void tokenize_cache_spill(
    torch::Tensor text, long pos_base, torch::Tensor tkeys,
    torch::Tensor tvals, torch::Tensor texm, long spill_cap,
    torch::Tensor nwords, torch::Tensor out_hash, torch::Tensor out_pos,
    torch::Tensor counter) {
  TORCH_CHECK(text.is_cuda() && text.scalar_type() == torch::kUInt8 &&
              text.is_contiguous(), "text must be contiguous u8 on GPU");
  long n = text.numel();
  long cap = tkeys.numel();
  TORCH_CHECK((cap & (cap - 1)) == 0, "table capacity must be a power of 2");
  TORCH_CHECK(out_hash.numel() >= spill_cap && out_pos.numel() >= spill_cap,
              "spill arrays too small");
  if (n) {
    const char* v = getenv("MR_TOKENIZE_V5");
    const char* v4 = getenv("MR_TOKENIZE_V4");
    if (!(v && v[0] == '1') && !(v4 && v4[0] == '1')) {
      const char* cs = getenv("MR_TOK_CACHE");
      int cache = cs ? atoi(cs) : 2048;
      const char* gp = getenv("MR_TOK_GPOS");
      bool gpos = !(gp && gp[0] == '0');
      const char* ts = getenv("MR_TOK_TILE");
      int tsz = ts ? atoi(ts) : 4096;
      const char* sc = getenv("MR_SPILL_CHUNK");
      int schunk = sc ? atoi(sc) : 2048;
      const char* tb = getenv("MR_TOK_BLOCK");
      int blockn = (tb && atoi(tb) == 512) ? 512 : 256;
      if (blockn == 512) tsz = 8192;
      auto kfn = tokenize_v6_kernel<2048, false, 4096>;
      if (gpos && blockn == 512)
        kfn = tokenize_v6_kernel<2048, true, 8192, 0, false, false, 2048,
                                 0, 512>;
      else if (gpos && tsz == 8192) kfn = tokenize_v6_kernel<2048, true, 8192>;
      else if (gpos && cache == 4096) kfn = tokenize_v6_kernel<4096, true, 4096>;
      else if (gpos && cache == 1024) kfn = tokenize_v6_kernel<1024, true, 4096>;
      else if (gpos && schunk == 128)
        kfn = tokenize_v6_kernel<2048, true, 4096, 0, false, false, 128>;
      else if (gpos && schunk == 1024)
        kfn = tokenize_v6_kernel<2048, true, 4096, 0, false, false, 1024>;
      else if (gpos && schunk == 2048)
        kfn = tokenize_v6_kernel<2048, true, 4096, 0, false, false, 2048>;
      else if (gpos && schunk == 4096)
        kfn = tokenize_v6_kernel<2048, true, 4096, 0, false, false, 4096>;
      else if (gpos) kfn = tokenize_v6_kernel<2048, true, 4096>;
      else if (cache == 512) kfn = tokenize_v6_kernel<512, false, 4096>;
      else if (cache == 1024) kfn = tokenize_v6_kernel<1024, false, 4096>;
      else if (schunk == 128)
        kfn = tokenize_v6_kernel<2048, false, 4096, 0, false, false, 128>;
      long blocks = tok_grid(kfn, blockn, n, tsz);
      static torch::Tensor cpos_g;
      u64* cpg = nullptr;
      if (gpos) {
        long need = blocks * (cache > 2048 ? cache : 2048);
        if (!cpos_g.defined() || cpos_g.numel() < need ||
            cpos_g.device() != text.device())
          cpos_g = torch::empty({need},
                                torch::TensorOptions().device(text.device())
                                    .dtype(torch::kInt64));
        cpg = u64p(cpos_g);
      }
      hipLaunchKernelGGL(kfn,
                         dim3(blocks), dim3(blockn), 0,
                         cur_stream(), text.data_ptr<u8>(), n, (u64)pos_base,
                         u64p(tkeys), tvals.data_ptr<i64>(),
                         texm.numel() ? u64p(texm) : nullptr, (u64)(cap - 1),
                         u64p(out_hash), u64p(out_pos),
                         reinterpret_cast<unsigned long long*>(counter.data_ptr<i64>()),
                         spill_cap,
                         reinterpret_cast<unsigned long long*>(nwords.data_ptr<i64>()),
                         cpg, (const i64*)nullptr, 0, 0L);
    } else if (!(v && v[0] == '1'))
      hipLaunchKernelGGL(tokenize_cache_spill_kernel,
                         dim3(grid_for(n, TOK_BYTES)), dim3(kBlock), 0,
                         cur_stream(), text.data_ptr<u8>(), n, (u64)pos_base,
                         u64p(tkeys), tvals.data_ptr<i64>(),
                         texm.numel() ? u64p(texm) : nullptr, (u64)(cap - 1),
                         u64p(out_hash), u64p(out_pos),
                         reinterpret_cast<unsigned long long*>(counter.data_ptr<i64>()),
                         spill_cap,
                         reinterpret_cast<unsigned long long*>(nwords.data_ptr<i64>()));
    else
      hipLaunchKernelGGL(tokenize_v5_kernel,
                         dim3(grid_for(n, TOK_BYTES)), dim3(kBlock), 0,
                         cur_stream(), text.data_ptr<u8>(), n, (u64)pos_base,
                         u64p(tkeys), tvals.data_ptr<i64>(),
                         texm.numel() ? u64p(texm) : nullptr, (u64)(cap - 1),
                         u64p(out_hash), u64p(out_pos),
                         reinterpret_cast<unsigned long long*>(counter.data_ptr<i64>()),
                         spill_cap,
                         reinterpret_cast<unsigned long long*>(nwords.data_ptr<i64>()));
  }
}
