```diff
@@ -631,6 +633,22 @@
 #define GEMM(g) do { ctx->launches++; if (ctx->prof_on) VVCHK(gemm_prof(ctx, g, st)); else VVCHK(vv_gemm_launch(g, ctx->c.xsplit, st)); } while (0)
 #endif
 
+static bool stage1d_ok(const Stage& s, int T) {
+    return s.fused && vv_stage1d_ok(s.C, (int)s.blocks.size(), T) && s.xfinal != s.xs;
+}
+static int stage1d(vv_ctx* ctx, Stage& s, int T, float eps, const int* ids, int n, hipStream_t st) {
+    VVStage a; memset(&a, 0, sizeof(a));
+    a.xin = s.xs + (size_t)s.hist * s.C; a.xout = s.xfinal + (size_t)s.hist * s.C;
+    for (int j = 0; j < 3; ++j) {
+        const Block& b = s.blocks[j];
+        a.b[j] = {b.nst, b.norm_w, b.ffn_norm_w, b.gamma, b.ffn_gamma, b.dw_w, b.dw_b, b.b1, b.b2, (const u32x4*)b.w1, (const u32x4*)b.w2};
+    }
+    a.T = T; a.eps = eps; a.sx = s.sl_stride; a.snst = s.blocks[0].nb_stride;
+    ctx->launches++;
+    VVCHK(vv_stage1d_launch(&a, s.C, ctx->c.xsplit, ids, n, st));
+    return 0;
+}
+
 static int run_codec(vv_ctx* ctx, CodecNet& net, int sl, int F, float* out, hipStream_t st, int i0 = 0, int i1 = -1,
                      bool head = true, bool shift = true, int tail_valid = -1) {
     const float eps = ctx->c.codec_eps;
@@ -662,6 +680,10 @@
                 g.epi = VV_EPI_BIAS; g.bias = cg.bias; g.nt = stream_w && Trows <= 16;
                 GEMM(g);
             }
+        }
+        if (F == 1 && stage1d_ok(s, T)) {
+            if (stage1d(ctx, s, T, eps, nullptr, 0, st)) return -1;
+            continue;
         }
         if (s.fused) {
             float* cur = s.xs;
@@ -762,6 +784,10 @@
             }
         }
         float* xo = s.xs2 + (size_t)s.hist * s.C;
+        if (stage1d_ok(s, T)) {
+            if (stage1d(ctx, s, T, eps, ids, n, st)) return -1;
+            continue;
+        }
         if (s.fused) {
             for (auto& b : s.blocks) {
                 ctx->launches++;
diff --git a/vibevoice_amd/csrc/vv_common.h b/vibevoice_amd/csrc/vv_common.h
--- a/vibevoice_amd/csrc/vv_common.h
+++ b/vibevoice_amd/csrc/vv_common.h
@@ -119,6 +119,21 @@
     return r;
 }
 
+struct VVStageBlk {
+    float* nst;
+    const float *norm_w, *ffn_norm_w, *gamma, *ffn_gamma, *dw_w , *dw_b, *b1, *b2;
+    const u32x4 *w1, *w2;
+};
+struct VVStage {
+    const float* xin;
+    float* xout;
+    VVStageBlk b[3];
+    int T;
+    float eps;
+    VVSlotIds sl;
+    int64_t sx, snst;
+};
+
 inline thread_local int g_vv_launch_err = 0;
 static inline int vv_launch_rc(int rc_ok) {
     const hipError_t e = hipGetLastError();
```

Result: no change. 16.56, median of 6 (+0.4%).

※ ※ ※

* _WORK ORDER_
Your task for the entries above: copy exactly the span starting with the line with "if (!(v && v[0] == '1') &&" and going on through the line with "const char* tb", both lines included, and nothing else.

* _EXERCISE SOLUTION_
    if (!(v && v[0] == '1') && !(v4 && v4[0] == '1')) {
      const char* cs = getenv("MR_TOK_CACHE");
      int cache = cs ? atoi(cs) : 2048;
      const char* gp = getenv("MR_TOK_GPOS");
      bool gpos = !(gp && gp[0] == '0');
      const char* ts = getenv("MR_TOK_TILE");
      int tsz = ts ? atoi(ts) : 4096;
      const char* sc = getenv("MR_SPILL_CHUNK");
      int schunk = sc ? atoi(sc) : 2048;
      const char* tb = getenv("MR_TOK_BLOCK");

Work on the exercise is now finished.